The rest of the first trilogy is definitely more hurried and rather than
"justifiably classic" are merely pretty OK if you like that sort of thing. A
lot of people jam up here.

God Emperor of Dune is one of those books that is more fun to read the second
time than the first, because the first time you really want the primary plot
line to finish up and it feels like it is dragging. It really isn't, the rest
of the content is quite worthy and the book would be made worse for removing
it, but the first time through it doesn't feel that way. I like it better on
re-reads, but this is a lot to ask of a reader. (Another one I feel this way
is A Deepness in the Sky by Vinge. It's _packed_ with goodness and I love it,
but in the first read the middle half of the book can really drag since the
goodness isn't in the "A plot".)

Finally, if you make it this far, Chapterhouse and Heretics are once again
quite fun reads and re-reads. But it can be hard to get this far in the first
place.

My suspicion is that a lot of people who blanket bemoan all the sequels never
made it as far as Chapterhouse Dune. But then, it's perfectly understandable.

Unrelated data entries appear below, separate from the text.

diff --git a/hmer-img2latex_amd/csrc/gemm.hip b/hmer-img2latex_amd/csrc/gemm.hip
--- a/hmer-img2latex_amd/csrc/gemm.hip
+++ b/hmer-img2latex_amd/csrc/gemm.hip
@@ -484,6 +484,36 @@
     return I2L_OK;
 }
 
+#include "encoder_tail.inc.h"
+
+}
+
+int i2l_encoder_tail_fc(const GemmArgs& g, void* ws, size_t ws_bytes, void* clear, size_t clear_bytes, hipStream_t s) {
+    auto al16 = [](const void* p) { return reinterpret_cast<uintptr_t>(p) % 16 == 0; };
+    if (!g.split_bf16 || g.nz != 1 || !g.a_kc || !g.w_kc || g.pool_y || g.conv_h > 0 || !bf16x3_applicable(g))
+        return I2L_ERR_UNSUPPORTED;
+    if (clear_bytes % 4 != 0 || !al16(clear)) return I2L_ERR_UNSUPPORTED;
+    if ((unsigned long long)g.M * g.lda >= (1ull << 30) || (unsigned long long)g.N * g.ldw >= (1ull << 30))
+        return I2L_ERR_UNSUPPORTED;
+    int S, kc;
+    plan_bf16x3(g.M, g.N, g.K, &S, &kc);
+    if (!ws || ws_bytes < (size_t)S * slab_stride(g.M, g.N) * sizeof(float)) return I2L_ERR_WORKSPACE;
+    const int tiles_n = i2l_cdiv(g.N, TBN), tiles = i2l_cdiv(g.M, TBM) * tiles_n;
+    const long long blocks = (long long)tiles * S;
+    if (blocks > 0x7fffffffll) return I2L_ERR_UNSUPPORTED;
+    float* wsf = static_cast<float*>(ws);
+    if (hipFuncSetAttribute(reinterpret_cast<const void*>(fc_tail_bf16x3_kernel), hipFuncAttributeMaxDynamicSharedMemorySize,
+                            TAIL_LDS_BYTES) != hipSuccess)
+        return I2L_ERR_LAUNCH;
+    hipLaunchKernelGGL(fc_tail_bf16x3_kernel, dim3((unsigned)blocks), dim3(256), TAIL_LDS_BYTES, s, g, wsf, kc, S, tiles_n, tiles);
+    I2L_CHECK_LAUNCH();
+    const size_t total = (size_t)g.M * g.N;
+    int rb = (int)((total + 255) / 256);
+    if (rb > 2048) rb = 2048;
+    hipLaunchKernelGGL(encoder_tail_finish_kernel, dim3(rb), dim3(256), 0, s, g, (const float*)wsf, S,
+                       static_cast<unsigned*>(clear), clear_bytes / 4);
+    I2L_CHECK_LAUNCH();
+    return I2L_OK;
 }
 
 bool i2l_gemm_split_bf16_ok(const GemmArgs& g0) {
diff --git a/hmer-img2latex_amd/img2latex_amd/_lib.py b/hmer-img2latex_amd/img2latex_amd/_lib.py
--- a/hmer-img2latex_amd/img2latex_amd/_lib.py
+++ b/hmer-img2latex_amd/img2latex_amd/_lib.py
@@ -88,6 +88,8 @@
     "i2l_global_avgpool_bf16_fwd": (c_int, [c_void_p, c_void_p, c_int, c_int, c_int, c_int, c_void_p]),
     "i2l_decoder_workspace_bytes": (c_size_t, [c_int, c_int, c_int, c_int, c_int]),
     "i2l_decoder_prepare": (c_int, [POINTER(DecoderWeights), c_void_p, c_int, c_int, c_void_p, c_size_t, c_void_p]),
+    "i2l_encoder_tail_fwd": (c_int, [c_void_p, c_void_p, c_void_p, c_void_p, POINTER(DecoderWeights), c_int, c_int,
+                                     c_void_p, c_size_t, c_void_p, c_size_t, c_int, c_void_p]),
     "i2l_greedy_decode": (c_int, [POINTER(DecoderWeights), c_void_p, c_int, c_int, c_void_p, c_void_p, c_void_p,
                                   c_void_p, c_float, c_int, c_int, c_int, c_void_p, c_void_p, c_void_p, c_void_p,
                                   c_void_p]),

Oh, and I'll edit this to include my video recommendations: The classic Dune
movie should be considered only loosely related, IMHO. The Sci-Fi (before it
was "SyFy") miniseries of the book is good _if_ you've already read the book
_and_ you view it as a filmed theatrical production rather than a "movie".
Which, IMHO, actually works, as theatrical tropes are a better medium for Dune
than conventional movie tropes in a lot of ways, but if you don't know what
you're getting in to can be a shock. The miniseries of the second two books is
better produced, but IIRC still requires you to have read the story first to
really understand it. I definitely don't recommend them as your intro to the
series.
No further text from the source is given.